Others go further: Politicians such as Senator Tammy Baldwin (D., Wis.), whose Reward Work Act calls for an outright ban of share repurchases, argue that companies shouldn’t return money to their investors at all. Baldwin, Alexandria Ocasio-Cortez, and others of their ilk claim that stock buybacks come at the expense of investments in new facilities and workforce expansion.

Imagine you’re a greedy corporate executive sitting on $100 million in cash. You want to invest it as profitably as possible in order to maximize the value of your company. If opening new factories and hiring workers will yield substantial profit, then you’ll use your $100 million to open new factories and hire workers. If, however, you run a mature company with relatively few investment opportunities (e.g., a legacy telecom firm), your cash is more profitably invested elsewhere (e.g., a technology startup). Your company could invest in the startup directly, but that would involve opening up an entirely new line of business in which you have little expertise. Instead, you distribute the cash to your shareholders, who proceed to invest that cash in high-growth companies, because they’re greedy and want higher returns on their capital. Your company now looks more attractive to investors because you’ve demonstrated a commitment to paying back shareholders.

If you couldn’t return that money to shareholders, you’d funnel it into relatively unproductive projects, or else just park it in a savings account.
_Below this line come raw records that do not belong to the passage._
@@ -481,20 +481,27 @@
   s.whi = o;  o += round_up(PS::DN * 4, 256);
   s.lcol = o; o += round_up(PS::D * 4, 256);
   s.pimg = o; o += W * round_up(PS::DN * 4, 16);
-  s.timg = o; o += W * round_up(PS::DN * 8, 16);
+  s.timg = o; o += W * round_up(PS::DN * 8 + 8, 16);
   s.total = o;
   return s;
+}
+
+template <class V>
+__device__ __forceinline__ void pin(V& v) {
+  asm volatile("" : "+v"(v));
 }
 
 template <class S, int SP, int W>
 __global__ __launch_bounds__(W * 64) void k_encode_v(const float* __restrict__ traj, int64_t B, EncVArgs a) {
   using PS = VShape<S>;
-  static_assert(PS::D <= 16 && PS::N <= 16 && PS::DL == PS::D, "per-trajectory encode: D, N <= 16, rows of D");
+  static_assert(PS::D <= 16 && PS::N <= 10 && PS::DL == PS::D,
+                "per-trajectory encode: D <= 16, rows of D, N <= 10 (three quantiser slots per lane)");
   constexpr int NT = W * 64, D = PS::D, N = PS::N, T = PS::T, Tp = PS::Tp, DN = PS::DN, NST = PS::NST;
   constexpr int NJ = S::NJ;
   constexpr int nkinds = NJ < D ? 2 : 1;
   constexpr EvSmem L = ev_smem<S, W>(nkinds);
-  constexpr int PIMG = round_up(DN * 4, 16) / 4, TIMG = round_up(DN * 8, 16) / 8;
+  constexpr int PIMG = round_up(DN * 4, 16) / 4, TIMG = round_up(DN * 8 + 8, 16) / 8;
+  constexpr int NQ = 3;
   static_assert((T * D) % 4 == 0 && (DN % 2) == 0, "per-trajectory encode: whole 16-byte rows");
   extern __shared__ __attribute__((aligned(16))) unsigned char smem[];
   float* Y = reinterpret_cast<float*>(smem + L.Y);
@@ -517,25 +524,46 @@
     dma4<NT>(whi, a.w_max, DN);
   }
   dma4<NT>(lcol, a.dof_src, D);
+  const int j = wave;
+  const int lr = lane & 15, lk = lane >> 4;
+  const bool dok = lr < D;
   const float vm1 = (float)(a.vocab - 1);
+  int tq[NQ];
+  int kq[NQ];
+#pragma unroll
+  for (int u = 0; u < NQ; ++u) {
+    const int n = (u < 2 || lk < 2) ? 4 * lk + u : 4 * (lk - 2) + 3;
+    kq[u] = (min(lr, D - 1) * N + min(n, N - 1)) * 4;
+    tq[u] = L.timg + (j * TIMG + ((dok && n < N) ? n * D + lr : DN)) * 8;
+    pin(kq[u]); pin(tq[u]);
+  }
+  int yb = L.Y + (j * T * D + lk * D) * 4;
+  int yt = yb + (min(4 * (NST - 1) + lk, T - 1) - lk) * D * 4;
+  int pb = L.P + (lr * Tp + lk) * 4;
+  pin(yb); pin(yt); pin(pb);
   __syncthreads();
   STAMP(0, 2);
-  const int j = wave;
   if (j >= nb) return;
-  const int lr = lane & 15, lk = lane >> 4;
-  const bool dok = lr < D;
-  const int c = dok ? min(max(lcol[lr], 0), D - 1) : 0;
-  const float* yc = Y + j * T * D + c;
+  const int c4 = min(max(lcol[lr], 0), D - 1) * 4;
+  yb += c4;
+  yt += c4;
+  float qlo[NQ] = {0.0f, 0.0f, 0.0f}, qhi[NQ] = {0.0f, 0.0f, 0.0f};
+  if (quant) {
+#pragma unroll
+    for (int u = 0; u < NQ; ++u) {
+      qlo[u] = *reinterpret_cast<const float*>(smem + L.wlo + kq[u]);
+      qhi[u] = *reinterpret_cast<const float*>(smem + L.whi + kq[u]);
+    }
+  }
   float4_t acc0 = {0.0f, 0.0f, 0.0f, 0.0f}, acc1 = acc0;
 #pragma unroll
   for (int kd = 0; kd < nkinds; ++kd) {
-    const bool mine = dok && (nkinds == 1 || ((lr < NJ) == (kd == 0)));
-    const float* pa = P + (kd * 16 + lr) * Tp + lk;
+    const bool mine = nkinds == 1 || (dok && ((lr < NJ) == (kd == 0)));
     float xa[NST], ya[NST];
 #pragma unroll
     for (int st = 0; st < NST; ++st) {
-      xa[st] = pa[4 * st];
-      const float y = yc[min(4 * st + lk, T - 1) * D];
+      xa[st] = *reinterpret_cast<const float*>(smem + pb + (kd * 16 * Tp + 4 * st) * 4);
+      const float y = *reinterpret_cast<const float*>(smem + (st + 1 < NST ? yb + 4 * st * D * 4 : yt));
       ya[st] = mine ? y : 0.0f;
     }
 #pragma unroll
@@ -546,7 +574,7 @@
   }
   STAMP(0, 3);
   float* pimg = reinterpret_cast<float*>(smem + L.pimg) + j * PIMG;
-  long long* timg = reinterpret_cast<long long*>(smem + L.timg) + j * TIMG;
+  const long long* timg = reinterpret_cast<const long long*>(smem + L.timg) + j * TIMG;
   float pv[4];
 #pragma unroll
   for (int r = 0; r < 4; ++r) pv[r] = __fadd_rn(acc0[r], acc1[r]);
@@ -559,27 +587,24 @@
     }
   }
   if (quant) {
-    const unsigned long long off = (unsigned long long)a.tok_offset;
-    float lo[4], hi[4];
-#pragma unroll
-    for (int r = 0; r < 4; ++r) {
-      const int k = lr * N + min(4 * lk + r, N - 1);
-      lo[r] = wlo[min(k, DN - 1)];
-      hi[r] = whi[min(k, DN - 1)];
-    }
-    int bin[4];
+    const auto sw = __builtin_amdgcn_permlane32_swap(__float_as_uint(pv[2]), __float_as_uint(pv[3]), false, false);
+    const float qv[NQ] = {pv[0], pv[1], __uint_as_float(sw[0])};
+    int bin[NQ];
     bool ex = false;
 #pragma unroll
-    for (int r = 0; r < 4; ++r)
-      bin[r] = beast::quantize_bin_k(pv[r], lo[r], hi[r], beast::quantize_scale(lo[r], hi[r], vm1), vm1, ex);
+    for (int u = 0; u < NQ; ++u)
+      bin[u] = beast::quantize_bin_k(qv[u], qlo[u], qhi[u], beast::quantize_scale(qlo[u], qhi[u], vm1), vm1, ex);
     if (ex) {
 #pragma unroll
-      for (int r = 0; r < 4; ++r) bin[r] = beast::quantize_bin(pv[r], lo[r], hi[r], vm1);
-    }
-    if (dok) {
-#pragma unroll
-      for (int r = 0; r < 4; ++r)
-        if (4 * lk + r < N) timg[(4 * lk + r) * D + lr] = beast::widen_bin(bin[r], off);
+      for (int u = 0; u < NQ; ++u) bin[u] = beast::quantize_bin(qv[u], qlo[u], qhi[u], vm1);
+    }
+    if (a.tok_offset == 0) {
+#pragma unroll
+      for (int u = 0; u < NQ; ++u) *reinterpret_cast<long long*>(smem + tq[u]) = beast::widen_bin(bin[u], 0ull);
+    } else {
+      const unsigned long long off = (unsigned long long)a.tok_offset;
+#pragma unroll
+      for (int u = 0; u < NQ; ++u) *reinterpret_cast<long long*>(smem + tq[u]) = beast::widen_bin(bin[u], off);
     }
   }
   __builtin_amdgcn_fence(__ATOMIC_RELEASE, "wavefront");
@@ -930,8 +955,12 @@
 
 
 struct RvSmem {
-  int tok, wlo, whi, dst, phi, lut, wimg, img, total;
+  int tok, wlo, whi, phi, zero, lut, wimg, img, total;
 };
+template <class S>
+__host__ __device__ constexpr int rv_zero_bytes(int nkinds) {
+  return round_up(((nkinds - 1) * S::T + round_up(S::T, 16)) * S::N * 4, 16);
+}
 template <class S>
 __host__ __device__ constexpr RvSmem rv_smem(int nkinds) {
   RvSmem s{};
@@ -940,14 +969,16 @@
   s.tok = o;  o += round_up(RV_WR * per * 8, 1024);
   s.wlo = o;  o += round_up(per * 4, 256);
   s.whi = o;  o += round_up(per * 4, 256);
-  s.dst = o;  o += round_up(S::D * 4, 256);
   s.phi = o;  o += round_up(nkinds * S::T * S::N * 4, 1024);
+  s.zero = o; o += rv_zero_bytes<S>(nkinds);
   s.lut = o;  o += round_up(LUT_MAX * 4, 16);
-  s.wimg = o; o += round_up(RV_WR * per * 4, 16);
+  s.wimg = o; o += round_up(RV_WR * (per + 4) * 4, 16);
   s.img = o;  o += RV_WR * round_up(S::T * S::D * 4, 16);
   s.total = o;
   return s;
 }
+
+typedef __attribute__((address_space(4))) const int32_t const_i32;
 
 template <int KS, class S, int SP>
 __global__ __launch_bounds__(RV_WR * 64) void k_reconstruct_v(const void* __restrict__ tsrc, int64_t B, int esz,
@@ -959,12 +990,13 @@
   constexpr int nkinds = NJ < D ? 2 : 1;
   constexpr RvSmem L = rv_smem<S>(nkinds);
   constexpr int RV_IMG = round_up(T * D * 4, 16) / 4;
+  constexpr int WIMG = per + 4;
+  constexpr int NU = (per + 63) / 64;
+  constexpr int NTT = (T + 15) / 16;
   static_assert((T * D) % 4 == 0, "per-trajectory reconstruct: whole 16-byte rows");
   extern __shared__ __attribute__((aligned(16))) unsigned char smem[];
-  const unsigned char* tokl = smem + L.tok;
   float* wlo = reinterpret_cast<float*>(smem + L.wlo);
   float* whi = reinterpret_cast<float*>(smem + L.whi);
-  int* dst = reinterpret_cast<int*>(smem + L.dst);
   float* phi = reinterpret_cast<float*>(smem + L.phi);
   float* lut = reinterpret_cast<float*>(smem + L.lut);
   const int tid = threadIdx.x, wave = __builtin_amdgcn_readfirstlane(tid >> 6), lane = tid & 63;
@@ -975,7 +1007,6 @@
   STAMP(1, 9);
   dma4<NT>(wlo, a.w_min, per);
   dma4<NT>(whi, a.w_max, per);
-  dma4<NT>(dst, a.dof_dst, D);
   {
     constexpr int pbytes = nkinds * T * N * 4;
     if ((pbytes & 15) == 0 && (((uintptr_t)a.basis) & 15) == 0) dma16<NT>(phi, a.basis, pbytes >> 4);
@@ -983,74 +1014,115 @@
   }
   const float vm1 = (float)(a.vocab - 1);
   for (int t = tid; t < a.lut_n; t += NT) lut[t] = __fdiv_rn((float)t, vm1);
+  for (int i = tid; i < rv_zero_bytes<S>(nkinds) / 4; i += NT) reinterpret_cast<float*>(smem + L.zero)[i] = 0.0f;
   STAMP(1, 12);
+  const int j = wave;
+  const int nb = (int)min<int64_t>(RV_WR, B - b0);
+  int te[NU], kb[NU], wk[NU];
+#pragma unroll
+  for (int u = 0; u < NU; ++u) {
+    const int e = u * 64 + lane, ec = min(e, per - 1);
+    const int n = ec / D, d = ec - n * D, k = d * N + n;
+    te[u] = L.tok + (j * per + ec) * 8;
+    kb[u] = k * 4;
+    wk[u] = L.wimg + (j * WIMG + (e < per ? k : per)) * 4;
+    pin(te[u]); pin(kb[u]); pin(wk[u]);
+  }
+  const int c = lane & 15, kk = lane >> 4;
+  int dsrc = -1;
+  const_i32* dof_dst = (const_i32*)a.dof_dst;
+#pragma unroll
+  for (int d = 0; d < D; ++d) dsrc = dof_dst[d] == c ? d : dsrc;
+  const bool row_ok = dsrc >= 0;
+  const int dd = row_ok ? dsrc : 0;
+  int wa[KS];
+  unsigned am[nkinds];
+#pragma unroll
+  for (int s2 = 0; s2 < KS; ++s2) {
+    const int n = kk * KS + s2;
+    wa[s2] = (row_ok && n < N) ? L.wimg + (j * WIMG + dd * N + n) * 4 : L.zero;
+    pin(wa[s2]);
+  }
+#pragma unroll
+  for (int kd = 0; kd < nkinds; ++kd) {
+    am[kd] = (nkinds == 1 || ((dd < NJ) == (kd == 0))) ? ~0u : 0u;
+    pin(am[kd]);
+  }
+  int pa[KS], pt[KS];
+#pragma unroll
+  for (int s2 = 0; s2 < KS; ++s2) {
+    const int n = kk * KS + s2, tl = (NTT - 1) * 16 + c;
+    pa[s2] = n < N ? L.phi + (c * N + n) * 4 : L.zero;
+    pt[s2] = (n < N && tl < T) ? L.phi + (c * N + n) * 4 : L.zero;
+    pin(pa[s2]); pin(pt[s2]);
+  }
+  int ia = L.img + (j * RV_IMG + c * D + 4 * kk) * 4;
+  pin(ia);
   __syncthreads();
   STAMP(1, 2);
-  const int j = wave;
-  const int nb = (int)min<int64_t>(RV_WR, B - b0);
   if (j >= nb) return;
-  float* wimg = reinterpret_cast<float*>(smem + L.wimg) + j * per;
-  const long long* tk = reinterpret_cast<const long long*>(tokl) + j * per;
-#pragma unroll
-  for (int u = 0; u < (per + 63) / 64; ++u) {
-    const int e = u * 64 + lane;
-    if (e < per) {
-      const int n = e / D, d = e - n * D, k = d * N + n;
-      const float lo = wlo[k], hi = whi[k];
-      const long long t = tk[e] - a.tok_offset;
-      const float nrm = (t >= 0 && t < a.lut_n) ? lut[(int)t] : __fdiv_rn((float)t, vm1);
-      float w = beast::clamp_t(__fadd_rn(__fmul_rn(nrm, __fsub_rn(hi, lo)), lo), lo, hi);
-      if (a.init_p != nullptr && n == 0 && d < NJ) w = a.init_p[(b0 + j) * a.init_p_sb + a.init_p_src[d]];
-      wimg[k] = w;
-    }
+  long long tv[NU];
+  float lo[NU], hi[NU];
+#pragma unroll
+  for (int u = 0; u < NU; ++u) {
+    tv[u] = *reinterpret_cast<const long long*>(smem + te[u]) - a.tok_offset;
+    lo[u] = *reinterpret_cast<const float*>(smem + L.wlo + kb[u]);
+    hi[u] = *reinterpret_cast<const float*>(smem + L.whi + kb[u]);
+  }
+  float nrm[NU];
+  bool far = false;
+#pragma unroll
+  for (int u = 0; u < NU; ++u) {
+    const bool in = (unsigned long long)tv[u] < (unsigned long long)a.lut_n;
+    far = far | !in;
+    nrm[u] = lut[in ? (int)tv[u] : 0];
+  }
+  if (far) {
+#pragma unroll
+    for (int u = 0; u < NU; ++u)
+      if (!((unsigned long long)tv[u] < (unsigned long long)a.lut_n)) nrm[u] = __fdiv_rn((float)tv[u], vm1);
+  }
+#pragma unroll
+  for (int u = 0; u < NU; ++u) {
+    float w = beast::clamp_t(__fadd_rn(__fmul_rn(nrm[u], __fsub_rn(hi[u], lo[u])), lo[u]), lo[u], hi[u]);
+    if (u == 0 && a.init_p != nullptr && lane < NJ)
+      w = a.init_p[(b0 + j) * a.init_p_sb + a.init_p_src[lane]];
+    *reinterpret_cast<float*>(smem + wk[u]) = w;
   }
   __builtin_amdgcn_fence(__ATOMIC_RELEASE, "wavefront");
   __builtin_amdgcn_wave_barrier();
   __builtin_amdgcn_fence(__ATOMIC_ACQUIRE, "wavefront");
   STAMP(1, 3);
-  const int c = lane & 15, kk = lane >> 4;
-  int dsrc = -1;
-#pragma unroll
-  for (int d = 0; d < D; ++d) dsrc = dst[d] == c ? d : dsrc;
-  const bool row_ok = dsrc >= 0;
-  const int dd = row_ok ? dsrc : 0;
-  float av[KS];
-#pragma unroll
-  for (int s2 = 0; s2 < KS; ++s2) {
-    const int n = kk * KS + s2;
-    const float w = wimg[dd * N + min(n, N - 1)];
-    av[s2] = (row_ok && n < N) ? w : 0.0f;
-  }
-  float4_t acc[4];
-#pragma unroll
-  for (int tt = 0; tt < 4; ++tt) acc[tt] = float4_t{0.0f, 0.0f, 0.0f, 0.0f};
+  float4_t acc[NTT];
+#pragma unroll
+  for (int tt = 0; tt < NTT; ++tt) acc[tt] = float4_t{0.0f, 0.0f, 0.0f, 0.0f};
+  float wv[KS];
+#pragma unroll
+  for (int s2 = 0; s2 < KS; ++s2) wv[s2] = *reinterpret_cast<const float*>(smem + wa[s2]);
 #pragma unroll
   for (int kd = 0; kd < nkinds; ++kd) {
-    float bv[4][KS];
-#pragma unroll
-    for (int tt = 0; tt < 4; ++tt)
-#pragma unroll
-      for (int s2 = 0; s2 < KS; ++s2) {
-        const int t = tt * 16 + c, n = kk * KS + s2;
-        const float x = phi[(kd * T + min(t, T - 1)) * N + min(n, N - 1)];
-        bv[tt][s2] = (t < T && n < N) ? x : 0.0f;
-      }
-    const bool mine = nkinds == 1 || ((dd < NJ) == (kd == 0));
+    float bv[NTT][KS];
+#pragma unroll
+    for (int tt = 0; tt < NTT; ++tt)
+#pragma unroll
+      for (int s2 = 0; s2 < KS; ++s2)
+        bv[tt][s2] = *reinterpret_cast<const float*>(smem + (tt * 16 + 15 < T ? pa[s2] : pt[s2]) +
+                                                     (kd * T + tt * 16) * N * 4);
 #pragma unroll
     for (int s2 = 0; s2 < KS; ++s2) {
-      const float ak = mine ? av[s2] : 0.0f;
-#pragma unroll
-      for (int tt = 0; tt < 4; ++tt)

The attendant reduction in the supply of capital to the economy would increase borrowing costs for small, growing businesses — reducing overall growth. Hiring would decrease, too, because the low-productivity investments you’d make would lead to fewer employment opportunities than would high-productivity investments elsewhere.
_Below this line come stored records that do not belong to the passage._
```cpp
int sn_dbg_refin(sn_handle* h, const float* disp_low, const int8_t* in6, int h_px, int w, int dmax, const float* wt,
                 const float* bias, int split, float* out) {
  DevScope ds;
  if (!h || !disp_low || !in6 || !wt || !bias || !out || h_px <= 0 || w <= 0 || dmax <= 0) return SN_ERR_ARG;
  int rc = check_device(h);
  if (rc) return rc;
  const int Hp = (h_px + 15) / 16 * 16, Wp = (w + 15) / 16 * 16, hl = Hp / 16, wl = Wp / 16;
  RefHost t(make_ref_geom(Hp, Wp), 1, Hp, Wp, true, true);
  Down0F16 L;
  rc = upload_refin_f16(h, HostLayer{wt, bias, kC, 4, 9}, &L);
  ds.adopt(L);
  if (rc) return rc;
  float *ddl = nullptr, *dbias = nullptr;
  int8_t* din = nullptr;
  uint4* dout = nullptr;
  HIP_TRY(h, ds.alloc(&ddl, (size_t)hl * wl));
  HIP_TRY(h, ds.alloc(&dbias, kC));
  HIP_TRY(h, ds.alloc(&din, (size_t)6 * h_px * w));
  HIP_TRY(h, ds.alloc(&dout, t.slots()));
  HIP_TRY(h, hipMemcpy(ddl, disp_low, (size_t)hl * wl * 4, hipMemcpyHostToDevice));
  HIP_TRY(h, hipMemcpy(dbias, bias, kC * 4, hipMemcpyHostToDevice));
  HIP_TRY(h, hipMemcpy(din, in6, (size_t)6 * h_px * w, hipMemcpyHostToDevice));
  HIP_TRY(h, memset_now(dout, 0, t.slots() * 16));
  HIP_TRY(h, launch_refin_f16(h->stream, L, dbias, ddl, din, false, hl, wl, h_px, w, 1.0f / (float)dmax,
                              UpScale{1.0f / 16.0f, 16.0f}, t.g, 1, dout, split != 0, t.lo_slots * 16, h->num_cu));
  HIP_TRY(h, hipStreamSynchronize(h->stream));
  HIP_TRY(h, from_dev(t.v, dout));
  t.unpack(out, split != 0);
  if (!t.border_is_zero(1)) {
    set_err(h, "ref.in wrote into the zero border");
    return SN_ERR_DEVICE;
  }
  return SN_OK;
}

int sn_dbg_conv3d(sn_handle* h, const float* in, int d, int h_px, int w, const float* wt, const float* bias,
                  int lrelu, float* out) {
  DevScope ds;
  if (!h || !in || !wt || !bias || !out || d <= 0) return SN_ERR_ARG;
  int rc = check_device(h);
  if (rc) return rc;
  const bool x3 = (lrelu & 2) != 0, slots = (lrelu & 4) != 0, dma = (lrelu & 8) != 0;
  lrelu &= 1;
  if (slots != x3 || (dma && !slots)) return SN_ERR_ARG;
  ConvLayer L;
  rc = upload_conv3d(h, HostLayer{wt, bias, kC, kC, 27}, &L);
  if (!rc && x3)
    rc = upload_x3(h, 96, [&](int co, int c, int tap) { return wt[(((size_t)co * kC + (c & 31)) * 3 + (c >> 5)) * 9 + tap]; }, &L);
  ds.adopt(L);
  if (rc) return rc;
  const size_t plane = (size_t)h_px * w, n = (size_t)kC * d * plane;
  std::vector<float> tmp(n);
  for (int ci = 0; ci < kC; ++ci)
    for (int z = 0; z < d; ++z)
      memcpy(&tmp[((size_t)z * kC + ci) * plane], &in[((size_t)ci * d + z) * plane], plane * 4);
  float *din = nullptr, *dout = nullptr;
  HIP_TRY(h, ds.alloc(&din, n));
  HIP_TRY(h, ds.alloc(&dout, n));
  if (slots) {
    std::vector<_Float16> hs, ho(n * 2);
    host_to_slots(tmp.data(), d, h_px, w, hs);
    if (dma) {
      const VolPad g = vol_pad(d, h_px, w);
      PaddedSlots pin(SlotGeom{g.PH, g.PW, 1, 1}, h_px, w, (size_t)d * 8, 8), pout = pin;
      pin.put(hs);
      uint4 *pdin = nullptr, *pdout = nullptr;
      HIP_TRY(h, ds.alloc(&pdin, pin.v.size() / 8));
      HIP_TRY(h, ds.alloc(&pdout, pout.v.size() / 8));
      HIP_TRY(h, to_dev(pdin, pin.v));
      HIP_TRY(h, memset_now(pdout, 0, pout.v.size() * 2));
      HIP_TRY(h, launch_agg_dma<true>(h->stream, L, pdin, g, 1, pdout, lrelu != 0, h->num_cu));
      HIP_TRY(h, hipStreamSynchronize(h->stream));
      HIP_TRY(h, from_dev(pout.v, pdout));
      pout.get(ho);
      if (!pout.outside_is_zero()) {
        set_err(h, "k_agg_x3s_dma wrote outside the image");
        return SN_ERR_DEVICE;
      }
// ... 294 lines not shown
```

But this is mostly beside the point, because most share repurchases are funded with debt, not cash. Debt-funded buybacks look like nefarious financial engineering: Executives borrow money and move it around without creating anything of tangible value. In fact, they’re simply a mechanism for reducing funding costs, which, incidentally, decreases the flow of money from businesses in the real economy to financial institutions.
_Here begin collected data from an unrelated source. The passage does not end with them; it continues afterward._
# sony/aki

Hardware: AMD Instinct MI355X
Metric: image+text tokens/sec forward, AKI-4B, 336px img + 512 txt (higher is better)
Workload: dtype bf16

## Files before the change

aki_amd/_lib.py:

```python
from __future__ import annotations

import ctypes as C
import os
from typing import Optional

_HERE = os.path.dirname(os.path.abspath(__file__))
LIB_PATH = os.environ.get("AKI_MI355X_LIB") or os.path.join(_HERE, "lib", "libaki_mi355x.so")
LAB_LIB_PATH = os.path.join(_HERE, "lib", "libaki_mi355x_lab.so")

AKI_DT_BF16, AKI_DT_F32, AKI_DT_FP8_E4M3, AKI_DT_W8A16, AKI_DT_W4A16 = 0, 1, 2, 3, 4
AKI_ACT_NONE, AKI_ACT_GELU_ERF, AKI_ACT_GELU_TANH, AKI_ACT_SWIGLU = 0, 1, 2, 3
AKI_DEAD_ROWS_ZERO, AKI_DEAD_ROWS_UNIFORM = 0, 1
AKI_MAX_RECTS = 8
AKI_PLAN_STRIDE = 12
AKI_ABI_VERSION = 17
AKI_LOGITS_PROCESS_MAX_V = 131072
AKI_BEAM_MAX_K, AKI_BEAM_MAX_EOS, AKI_KV_BEAM_REORDER_CHUNK = 16, 8, 16


class AkiError(RuntimeError):
    pass


class MmaRect(C.Structure):
    _fields_ = [("row_lo", C.c_int32), ("row_hi", C.c_int32), ("col_lo", C.c_int32), ("col_hi", C.c_int32)]


class MmaAttnCoreArgs(C.Structure):
    _fields_ = [("q", C.c_void_p), ("k", C.c_void_p), ("v", C.c_void_p), ("o", C.c_void_p), ("lse", C.c_void_p),
                ("rects", C.c_void_p), ("col_valid_bits", C.c_void_p), ("seq_lens", C.c_void_p),
                ("max_rects", C.c_int32), ("B", C.c_int32), ("H", C.c_int32), ("L", C.c_int32), ("Dh", C.c_int32),
                ("scale", C.c_float), ("dtype", C.c_int32), ("dead_rows", C.c_int32), ("kv_capacity", C.c_int32)]


class MmaAttnArgs(C.Structure):
    _fields_ = [("x", C.c_void_p), ("w_qkv", C.c_void_p), ("cos", C.c_void_p), ("sin", C.c_void_p),
                ("position_ids", C.c_void_p), ("o", C.c_void_p), ("lse", C.c_void_p), ("rects", C.c_void_p),
                ("col_valid_bits", C.c_void_p), ("seq_lens", C.c_void_p), ("max_rects", C.c_int32),
                ("B", C.c_int32), ("H", C.c_int32), ("L", C.c_int32), ("Dh", C.c_int32), ("d_model", C.c_int32),
                ("ldx", C.c_int32), ("ldw", C.c_int32), ("pos_rows", C.c_int32), ("scale", C.c_float),
                ("dtype", C.c_int32), ("dead_rows", C.c_int32), ("kv_capacity", C.c_int32),
                ("x_scale", C.c_void_p), ("w_scale", C.c_void_p), ("row_scale", C.c_void_p)]


class AttnArgs(C.Structure):
    _fields_ = [("q", C.c_void_p), ("k", C.c_void_p), ("v", C.c_void_p), ("o", C.c_void_p),
                ("q_stride_b", C.c_int64), ("q_stride_h", C.c_int64), ("q_stride_t", C.c_int64),
                ("k_stride_b", C.c_int64), ("k_stride_h", C.c_int64), ("k_stride_t", C.c_int64),
                ("v_stride_b", C.c_int64), ("v_stride_h", C.c_int64), ("v_stride_t", C.c_int64),
                ("B", C.c_int32), ("H", C.c_int32), ("Lq", C.c_int32), ("Lk", C.c_int32), ("Dh", C.c_int32),
                ("scale", C.c_float), ("dtype", C.c_int32), ("lse", C.c_void_p)]


class AttnBwdArgs(C.Structure):
    _fields_ = [("q", C.c_void_p), ("k", C.c_void_p), ("v", C.c_void_p), ("o", C.c_void_p), ("d_o", C.c_void_p), ("lse", C.c_void_p),
                ("dq", C.c_void_p), ("dk", C.c_void_p), ("dv", C.c_void_p), ("rects", C.c_void_p), ("max_rects", C.c_int32),
                ("col_valid_bits", C.c_void_p), ("seq_lens", C.c_void_p), ("masked", C.c_int32),
                ("B", C.c_int32), ("H", C.c_int32), ("Lq", C.c_int32), ("Lk", C.c_int32), ("Dh", C.c_int32),
                ("scale", C.c_float), ("dtype", C.c_int32)]


class LinearArgs(C.Structure):
    _fields_ = [("x", C.c_void_p), ("w", C.c_void_p), ("bias", C.c_void_p), ("residual", C.c_void_p), ("y", C.c_void_p),
                ("M", C.c_int32), ("N", C.c_int32), ("K", C.c_int32), ("ldx", C.c_int32), ("ldw", C.c_int32),
                ("ldy", C.c_int32), ("ldr", C.c_int32), ("res_row_mod", C.c_int32), ("act", C.c_int32),
                ("dtype", C.c_int32), ("x_scale", C.c_void_p), ("w_scale", C.c_void_p),
                ("w2", C.c_void_p), ("w2_row0", C.c_int32), ("w2_rows", C.c_int32),
                ("row_scale", C.c_void_p), ("row_shift", C.c_void_p), ("col_shift", C.c_void_p), ("stats_rstd", C.c_void_p),
                ("stats_mean", C.c_void_p), ("stats_eps", C.c_float), ("stats_workspace", C.c_void_p),
                ("stats_workspace_bytes", C.c_size_t), ("splitk_workspace", C.c_void_p), ("splitk_workspace_bytes", C.c_size_t),
                ("preact_out", C.c_void_p), ("ld_preact", C.c_int64)]


class DecoderLayer(C.Structure):
    _fields_ = [("w_qkv", C.c_void_p), ("w_o", C.c_void_p), ("w_gate_up", C.c_void_p), ("w_down", C.c_void_p), ("k_cache", C.c_void_p),
                ("v_cache", C.c_void_p)]


class DecoderStackArgs(C.Structure):
    _fields_ = [("layers", C.POINTER(DecoderLayer)), ("n_layers", C.c_int32), ("h_in", C.c_void_p), ("h_out", C.c_void_p), ("rstd_out", C.c_void_p),
                ("cos", C.c_void_p), ("sin", C.c_void_p), ("position_ids", C.c_void_p), ("pos_rows", C.c_int32), ("rects", C.c_void_p),
                ("col_valid_bits", C.c_void_p), ("seq_lens", C.c_void_p), ("max_rects", C.c_int32), ("B", C.c_int32), ("H", C.c_int32),
                ("L", C.c_int32), ("Dh", C.c_int32), ("d", C.c_int32), ("F", C.c_int32), ("kv_capacity", C.c_int32), ("scale", C.c_float),
                ("rms_eps", C.c_float), ("dead_rows", C.c_int32), ("workspace", C.c_void_p), ("workspace_bytes", C.c_size_t),
                ("stats_workspace", C.c_void_p), ("stats_workspace_bytes", C.c_size_t), ("splitk_workspace", C.c_void_p),
                ("splitk_workspace_bytes", C.c_size_t)]
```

Capital comes at a cost: For debt, it’s the interest rate on a loan; for equity, it’s the earnings foregone by selling a piece of a company. If debt provides significantly cheaper funding than equity does, and if a company can afford to pay interest on higher levels of debt, then borrowing money and retiring equity through share repurchases will reduce the firm’s cost of capital. With interest rates at historic lows, it’s no surprise that corporations have increased the relative portion of debt on their balance sheets. If Congress barred corporations from reducing their number of shares outstanding, higher funding costs would represent a deadweight loss.

Because companies use share repurchases primarily to alter their capital structure, they don’t come at the expense of investment. In fact, the airlines now being singled out for recklessly buying back stock have doubled their capital expenditures since 2012, spending roughly twice as much of their earnings on business investment as on disbursements to shareholders.

In the wake of the pandemic, corporations will need to be more thoughtful about “tail risks” — low-probability events with extreme impacts. Investors will likely charge a higher premium to levered firms than they did in the past as they grapple with the implications of unforeseen economic shocks. Firms should also rethink the “just-in-time” supply chains that leave them vulnerable to unexpected events. But preventing companies from buying back their stock will do nothing to shore up balance sheets. Instead, a buyback ban would increase fixed dividends, reducing companies’ discretion in holding cash, while tying up capital in less productive businesses — to the detriment of wages, investment, and consumption.